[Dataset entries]
* * * * *
@@ -545,18 +560,18 @@
 k_blend_aov(GsrBlendArgs a, const int32_t* __restrict__ tile_map, const uint2* __restrict__ svals,
             const int32_t* __restrict__ sstart, const int32_t* __restrict__ send,
             const GsrRecord* __restrict__ recs, float4* __restrict__ out, uint4* __restrict__ tile_work,
-            const float* __restrict__ zwin, const float* __restrict__ depth, GsrLazyArgs lz, float2* __restrict__ aov)
-{
-    gsr_blend_tile<HAS_DEPTH, false, true>(a, tile_map, svals, sstart, send, recs, out, tile_work, zwin, depth, lz, aov);
+            const float* __restrict__ zwin, const float* __restrict__ depth, GsrLazyArgs lz, float2* __restrict__ aov, uint2* __restrict__ tile_last)
+{
+    gsr_blend_tile<HAS_DEPTH, false, true>(a, tile_map, svals, sstart, send, recs, out, tile_work, zwin, depth, lz, tile_last, aov);
 }
 template <bool HAS_DEPTH>
 __global__ void __launch_bounds__(256)
 k_blend_aov_lazy(GsrBlendArgs a, const int32_t* __restrict__ tile_map, const uint2* __restrict__ svals,
                  const int32_t* __restrict__ sstart, const int32_t* __restrict__ send,
                  const GsrRecord* __restrict__ recs, float4* __restrict__ out, uint4* __restrict__ tile_work,
-                 const float* __restrict__ zwin, const float* __restrict__ depth, GsrLazyArgs lz, float2* __restrict__ aov)
-{
-    gsr_blend_tile<HAS_DEPTH, true, true>(a, tile_map, svals, sstart, send, recs, out, tile_work, zwin, depth, lz, aov);
+                 const float* __restrict__ zwin, const float* __restrict__ depth, GsrLazyArgs lz, float2* __restrict__ aov, uint2* __restrict__ tile_last)
+{
+    gsr_blend_tile<HAS_DEPTH, true, true>(a, tile_map, svals, sstart, send, recs, out, tile_work, zwin, depth, lz, tile_last, aov);
 }
 
 template <bool HAS_DEPTH>
@@ -564,18 +579,18 @@
 k_blend_over(GsrBlendArgs a, const int32_t* __restrict__ tile_map, const uint2* __restrict__ svals,
              const int32_t* __restrict__ sstart, const int32_t* __restrict__ send,
              const GsrRecord* __restrict__ recs, float4* __restrict__ out, uint4* __restrict__ tile_work,
-             const float* __restrict__ zwin, const float* __restrict__ depth, GsrLazyArgs lz, GsrBgArgs bg)
-{
-    gsr_blend_tile<HAS_DEPTH, false, false, true>(a, tile_map, svals, sstart, send, recs, out, tile_work, zwin, depth, lz, nullptr, &bg);
+             const float* __restrict__ zwin, const float* __restrict__ depth, GsrLazyArgs lz, GsrBgArgs bg, uint2* __restrict__ tile_last)
+{
+    gsr_blend_tile<HAS_DEPTH, false, false, true>(a, tile_map, svals, sstart, send, recs, out, tile_work, zwin, depth, lz, tile_last, nullptr, &bg);
 }
 template <bool HAS_DEPTH>
 __global__ void __launch_bounds__(256)
 k_blend_over_lazy(GsrBlendArgs a, const int32_t* __restrict__ tile_map, const uint2* __restrict__ svals,
                   const int32_t* __restrict__ sstart, const int32_t* __restrict__ send,
                   const GsrRecord* __restrict__ recs, float4* __restrict__ out, uint4* __restrict__ tile_work,
-                  const float* __restrict__ zwin, const float* __restrict__ depth, GsrLazyArgs lz, GsrBgArgs bg)
-{
-    gsr_blend_tile<HAS_DEPTH, true, false, true>(a, tile_map, svals, sstart, send, recs, out, tile_work, zwin, depth, lz, nullptr, &bg);
+                  const float* __restrict__ zwin, const float* __restrict__ depth, GsrLazyArgs lz, GsrBgArgs bg, uint2* __restrict__ tile_last)
+{
+    gsr_blend_tile<HAS_DEPTH, true, false, true>(a, tile_map, svals, sstart, send, recs, out, tile_work, zwin, depth, lz, tile_last, nullptr, &bg);
 }
 
 #ifdef SW_PROFILE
* * * * *
• [ASSIGNED TASK]: The lines to return are those in the records above that hold the word "send".

• [RESPONSE FOR THIS EXERCISE]:
             const int32_t* __restrict__ sstart, const int32_t* __restrict__ send,
-    gsr_blend_tile<HAS_DEPTH, false, true>(a, tile_map, svals, sstart, send, recs, out, tile_work, zwin, depth, lz, aov);
+    gsr_blend_tile<HAS_DEPTH, false, true>(a, tile_map, svals, sstart, send, recs, out, tile_work, zwin, depth, lz, tile_last, aov);
                  const int32_t* __restrict__ sstart, const int32_t* __restrict__ send,
-    gsr_blend_tile<HAS_DEPTH, true, true>(a, tile_map, svals, sstart, send, recs, out, tile_work, zwin, depth, lz, aov);
+    gsr_blend_tile<HAS_DEPTH, true, true>(a, tile_map, svals, sstart, send, recs, out, tile_work, zwin, depth, lz, tile_last, aov);
              const int32_t* __restrict__ sstart, const int32_t* __restrict__ send,
-    gsr_blend_tile<HAS_DEPTH, false, false, true>(a, tile_map, svals, sstart, send, recs, out, tile_work, zwin, depth, lz, nullptr, &bg);
+    gsr_blend_tile<HAS_DEPTH, false, false, true>(a, tile_map, svals, sstart, send, recs, out, tile_work, zwin, depth, lz, tile_last, nullptr, &bg);
                   const int32_t* __restrict__ sstart, const int32_t* __restrict__ send,
-    gsr_blend_tile<HAS_DEPTH, true, false, true>(a, tile_map, svals, sstart, send, recs, out, tile_work, zwin, depth, lz, nullptr, &bg);
+    gsr_blend_tile<HAS_DEPTH, true, false, true>(a, tile_map, svals, sstart, send, recs, out, tile_work, zwin, depth, lz, tile_last, nullptr, &bg);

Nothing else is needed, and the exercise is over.